Enchondromas (Multiple Enchondromatosis, Dyschondroplasia, and Enchondromatosis) are common intraosseous benign cartilaginous tumors. When multiple enchondromas are present, the condition is called enchondromatosis, also known as an Ollier’s disease by the terminology of the World Health Organization [1]. Ollier’s disease is very rare. The estimated prevalence of Ollier’s disease is 1/100,000 [2]. Boys are affected twice as often as girls. The disease tends to be bilateral but predominate on one side and primarily affects the long bones and cartilage of the joints of the arms and legs. It may occur at anytime. Symptoms may also arise secondary to mass effect resulting in pain and loss of motion, compression or stretching peripheral nerves and pathological fractures. The diagnosis is based on clinical and conventional radiological evaluations. Surgery is indicated in case of complications: pathological fractures, growth defect and malignant transformation. The reported incidence of malignant trasformation (e.g., chondrosarcomas) is variable and estimated to occur in 5-50% [3].
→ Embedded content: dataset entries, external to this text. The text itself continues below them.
extern "C" int m3g_plan_set_option(m3g_plan* plan, const char* name, int32_t value) {
  if (!plan || !name) { set_error("m3g_plan_set_option: null argument"); return M3G_ERR_VALUE; }
  if (strcmp(name, "edge_kernel") == 0) {
    if (value < 0 || value > 2) { set_error("edge_kernel must be 0 (VALU baseline), 1 (MFMA) or 2 (any-size path)"); return M3G_ERR_VALUE; }
    if (plan->generic && value != 2) { set_error("this model size only runs on the any-size path (edge_kernel = 2)"); return M3G_ERR_UNSUPPORTED; }
    plan->edge_kernel = value;
    return M3G_OK;
  }
  if (strcmp(name, "precision") == 0) {
    if (value != kPrecF32 && value != kPrecBf16x3 && value != kPrecF16x3) {
      set_error("precision must be 0 (fp32: exact fp32 MFMA products), 1 (bf16x3 split products) or 2 (f16x3: scaled fp16 split products)");
      return M3G_ERR_VALUE;
    }
    plan->precision = value;
    return M3G_OK;
  }
  if (strcmp(name, "save_p1") == 0) {
    plan->save_p1 = value != 0;
    return M3G_OK;
  }
  if (strcmp(name, "save_p2") == 0) {
    plan->save_p2 = value != 0;
    return M3G_OK;
  }
  if (strcmp(name, "rev_kernel") == 0) {
    if (value != 0 && value != 1) { set_error("rev_kernel must be 0 (node-MLP + edge-MLP kernel pair) or 1 (fused)"); return M3G_ERR_VALUE; }
    plan->rev_kernel = value;
    return M3G_OK;
  }
  if (strcmp(name, "small_tiles") == 0) {
    if (value < 0) { set_error("small_tiles must be >= 0"); return M3G_ERR_VALUE; }
    plan->small_tiles = value;
    plan->small_tiles_fwd = value;
    drop_graphs(plan);
    return M3G_OK;
  }
  if (strcmp(name, "small_tiles_fwd") == 0) {
    if (value < 0) { set_error("small_tiles_fwd must be >= 0"); return M3G_ERR_VALUE; }
    plan->small_tiles_fwd = value;
    drop_graphs(plan);
    return M3G_OK;
  }
  if (strcmp(name, "dp1_by_dst") == 0) {
    plan->dp1_by_dst = value != 0;
    drop_graphs(plan);
    return M3G_OK;
  }
  if (strcmp(name, "split_node_tiles") == 0) {
    if (value < 0) { set_error("split_node_tiles must be >= 0"); return M3G_ERR_VALUE; }
    plan->split_node_tiles = value;
    drop_graphs(plan);
    return M3G_OK;
  }
  if (strcmp(name, "fuse_node_tb") == 0) {
    plan->fuse_node_tb = value != 0;
    drop_graphs(plan);
    return M3G_OK;
  }
  if (strcmp(name, "debug_node_tb_polls") == 0) {
    plan->debug_node_tb_polls = value;
    drop_graphs(plan);
    return M3G_OK;
  }
  if (strcmp(name, "split_tail") == 0) {
    if (value < 0 || value > 2) { set_error("split_tail must be 0 (never), 1 (a single left-over tile) or 2 (one or two)"); return M3G_ERR_VALUE; }
    plan->split_tail = value;
    drop_graphs(plan);
    return M3G_OK;
  }
  if (strcmp(name, "small_launches") == 0) {
    plan->small_launches = value != 0;
    drop_graphs(plan);
    return M3G_OK;
  }
  if (strcmp(name, "graph_replay") == 0) {
    plan->graph_replay = value != 0;
    if (!plan->graph_replay) drop_graphs(plan);
    return M3G_OK;
  }
  if (strcmp(name, "overlap") == 0) {
    plan->overlap = value != 0;
    return M3G_OK;
  }
  if (strcmp(name, "threebody_moments") == 0) {
    plan->tb_moments = value != 0;
    return M3G_OK;
  }
  if (strcmp(name, "legendre_backward") == 0) {
    if (value != 0 && value != 1) { set_error("legendre_backward: 0 (exact derivative) or 1 (the reference's backward)"); return M3G_ERR_VALUE; }
    plan->legendre_ref = value != 0;
    drop_graphs(plan);
    return M3G_OK;
  }
  if (strcmp(name, "readout_f16") == 0) {
    plan->readout_f16 = value != 0;
    return M3G_OK;
  }
  if (strcmp(name, "stress_mode") == 0) {
    if (value != 0 && value != 1) { set_error("stress_mode must be 0 (reference: sum pos (x) F / V) or 1 (pair virial)"); return M3G_ERR_VALUE; }
    plan->stress_mode = value;
    return M3G_OK;
  }
  if (strcmp(name, "debug_force_move") == 0) {
    plan->debug_force_move = value != 0;
    plan->committed = false;
    return M3G_OK;
  }
  if (strcmp(name, "stamps") == 0) {
    plan->stamp_target = value == 3 ? 2 : value == 2 ? 1 : 0;
    if (value && !plan->d_stamps) {
      M3G_HIP_CHECK(hipMalloc((void**)&plan->d_stamps, 256 * 16 * 12 * sizeof(unsigned long long)));
      M3G_HIP_CHECK(hipMemset(plan->d_stamps, 0, 256 * 16 * 12 * sizeof(unsigned long long)));
    } else if (!value && plan->d_stamps) {
      (void)hipFree(plan->d_stamps);
      plan->d_stamps = nullptr;
    }
    return M3G_OK;
  }
  set_error("unknown option '%s'", name);
  return M3G_ERR_VALUE;
}
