+    auto do_class = [&](auto PYc, auto PXc) {
+      constexpr int py = decltype(PYc)::value, px = decltype(PXc)::value, cls = py * 2 + px;
+      constexpr int NTX = dg2_ntap(px), NS = dg2_ntap(py) * NTX * KS;
+      u32x4 old[NST];
+      if constexpr (ACC) {
+#pragma unroll
+        for (int l = 0; l < NST; ++l) {
+          const char* q = out_ptr(oc, l / 2, py, px);
+          old[l] = q ? *(const u32x4*)(q + (l % 2) * 32) : u32x4{0u, 0u, 0u, 0u};
+        }
+      }
+      f32x16 acc[G];
+#pragma unroll
+      for (int g = 0; g < G; ++g)
+#pragma unroll
+        for (int r = 0; r < 16; ++r) acc[g][r] = 0.f;
+      auto ldb = [&](int step, bf16x8(&dst)[G]) {
+        const int t = step / KS, ks = step % KS, ty = t / NTX, tx = t % NTX;
+        const int off = (dg2_off(py, ty) * HW + dg2_off(px, tx)) * 16 + 2 * ks * PLANE;
+#pragma unroll
+        for (int g = 0; g < G; ++g) dst[g] = __builtin_bit_cast(bf16x8, *(const u32x4*)(Xs + bbase[g] + off));
+      };
+      bf16x8 bf[3][G];
+      ldb(0, bf[0]);
+      ldb(1, bf[1]);
+#pragma unroll
+      for (int st = 0; st < NS; ++st) {
+        __builtin_amdgcn_sched_barrier(0);
+        if (st + 2 < NS) ldb(st + 2, bf[(st + 2) % 3]);
+        const int t = st / KS, wpos = dg2_wpos(py, t / NTX) * 3 + dg2_wpos(px, t % NTX);
+#pragma unroll
+        for (int g = 0; g < G; ++g)
+          acc[g] = __builtin_amdgcn_mfma_f32_32x32x16_bf16(a[wpos][st % KS], bf[st % 3][g], acc[g], 0, 0, 0);
+#pragma unroll
+        for (int g = 0; g < G; ++g) {
+          __builtin_amdgcn_sched_group_barrier(0x008, 1, 0);
+          __builtin_amdgcn_sched_group_barrier(0x100, 1, 0);
+        }
+      }
+      __builtin_amdgcn_sched_barrier(0);
+
+#pragma unroll
+      for (int g = 0; g < G; ++g) {
+        unsigned pw[8];
+#pragma unroll
+        for (int q = 0; q < 4; ++q) {
+          bf16x4 o;
+#pragma unroll
+          for (int e = 0; e < 4; ++e) o[e] = (__bf16)acc[g][4 * q + e];
+          const u32x2 u = __builtin_bit_cast(u32x2, o);
+          pw[2 * q] = u[0];
+          pw[2 * q + 1] = u[1];
+        }
+        char* const q = out_ptr(oc, g, py, px);
+#pragma unroll
+        for (int pr = 0; pr < 2; ++pr) {
+          const int q0 = 2 * pr, q1 = 2 * pr + 1;
+          const auto w0 = __builtin_amdgcn_permlane32_swap(pw[2 * q0], pw[2 * q1], false, false);
+          const auto w1 = __builtin_amdgcn_permlane32_swap(pw[2 * q0 + 1], pw[2 * q1 + 1], false, false);
+          u32x4 v = {w0[0], w1[0], w0[1], w1[1]};
+          if constexpr (ACC) {
+            const bf16x8 nv = __builtin_bit_cast(bf16x8, v), ov = __builtin_bit_cast(bf16x8, old[g * 2 + pr]);
+            bf16x8 rv;
+#pragma unroll
+            for (int e = 0; e < 8; ++e) rv[e] = (__bf16)((float)nv[e] + (float)ov[e]);
+            v = __builtin_bit_cast(u32x4, rv);
+          }
+          if constexpr (cls == 0) pk[g * 2 + pr] = v;
+          else if (q) *(u32x4*)(q + pr * 32) = v;
+        }
+      }
+    };
+    do_class(std::integral_constant<int, 1>{}, std::integral_constant<int, 1>{});
+    do_class(std::integral_constant<int, 1>{}, std::integral_constant<int, 0>{});
+    do_class(std::integral_constant<int, 0>{}, std::integral_constant<int, 1>{});
+    do_class(std::integral_constant<int, 0>{}, std::integral_constant<int, 0>{});
+    op = oc;
+    oc = on;
+  }
+  store_deferred();
+}
+
+template <int K, int WM, int ACC>
+static int dg2_launch_one(const DG2Launch& l, hipStream_t s) {
+  auto fn = conv_igemm_dgrad2_ws_kernel<K, WM, ACC>;
+  static bool attr_done = false;
+  if (!attr_done) {
+    hipFuncSetAttribute((const void*)fn, hipFuncAttributeMaxDynamicSharedMemorySize, 160 * 1024);
+    attr_done = true;
+  }
+  hipLaunchKernelGGL(fn, dim3((unsigned)l.grid), dim3(256), (size_t)l.lds, s, l.k);
+  MI_CHECK_LAUNCH("conv_dgrad2_ws");
+  return MI_OK;
+}
+constexpr int dg2_max_block_cout(int K) { return K == 128 ? 128 : 32; }
+template <int K>
+static int dg2_launch_k(const DG2Launch& l, hipStream_t s) {
+  if (l.WM == 1) return l.ACC ? dg2_launch_one<K, 1, 1>(l, s) : dg2_launch_one<K, 1, 0>(l, s);
+  if constexpr (dg2_max_block_cout(K) == 128) {
+    if (l.WM == 2) return l.ACC ? dg2_launch_one<K, 2, 1>(l, s) : dg2_launch_one<K, 2, 0>(l, s);
+    if (l.WM == 4) return l.ACC ? dg2_launch_one<K, 4, 1>(l, s) : dg2_launch_one<K, 4, 0>(l, s);
+  }
+  MI_FAIL(MI_EINVAL, "conv_dgrad2_ws: K %d with %d dx channels per block", K, l.WM * 32);
+}
diff --git a/yolov7_d2_amd/csrc/conv_dgrad2_ws.hip b/yolov7_d2_amd/csrc/conv_dgrad2_ws.hip
--- /dev/null
+++ b/yolov7_d2_amd/csrc/conv_dgrad2_ws.hip
@@ -0,0 +1,98 @@
+#include <stdlib.h>
+#include <string.h>
+#include "common.h"
+#include "conv_dgrad2_ws.h"
+
+int dg2_launch_k64(const DG2Launch& l, hipStream_t s);
+int dg2_launch_k128(const DG2Launch& l, hipStream_t s);
+
+static int dg2_cus() {
+  static int cus = 0;
+  if (!cus) {
+    int dev = 0;
+    hipDeviceProp_t pr;
+    if (hipGetDevice(&dev) == hipSuccess && hipGetDeviceProperties(&pr, dev) == hipSuccess) cus = pr.multiProcessorCount;
+    if (cus <= 0) cus = 256;
+  }
+  return cus;
+}
+
+static bool dg2_enabled() {
+  const char* ws = getenv("MI_CONV_WS");
+  const char* e = getenv("MI_CONV_WS_DG2");
+  return (!ws || atoi(ws) != 0) && (!e || atoi(e) != 0);
+}
+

Chondrosarcoma-Case Report

In 1998, a 30 year old male patient was presented with a dominant tumorous mass of the proximal left humerus (Figure 1). He had been operated few ways, last operation was performed for 10 years previously because he had multiple exostosis since childhood. The patient has had not completed documentation for previously operations, only for last operation. That operation has been done on both forearms because there was exostosis. After that patient has had fractures of both forearms. Physical exam showed no abnormalities except a tumorous mass of proximal left humerus sized approximately 30 cm, reduced length of both forearms and exostosis on both proximal lower legs.Patient has had two times a transient peripheral paralysis of nerves facials. Intraoral findings are massing on the hard palate look like torus palatinus (exostosis on the hard palate). In patients family nobody has the same mass. Plain radiograph shows a large ill-defined, destructive, humerus metaphysis intramedullary lesion with bone destruction and periosteal reaction (Figure 2). The lesion is associated with a soft tissue mass. Furthermore, plain radiographs showed hiperostotic change of the lateral part of right clavicle, metaphysis of neck and trochanter of both femurs, bones of head and intraoral findings. Scintigraphy showed enhanced accumulation radionuclide on proximal right humerus, right shoulder and right trochanter of femur. CT demonstrated chondrosis of metaphysis of right humerus and cranial part of the shoulder blade. Preoperative biopsies showed chondrosarcoma.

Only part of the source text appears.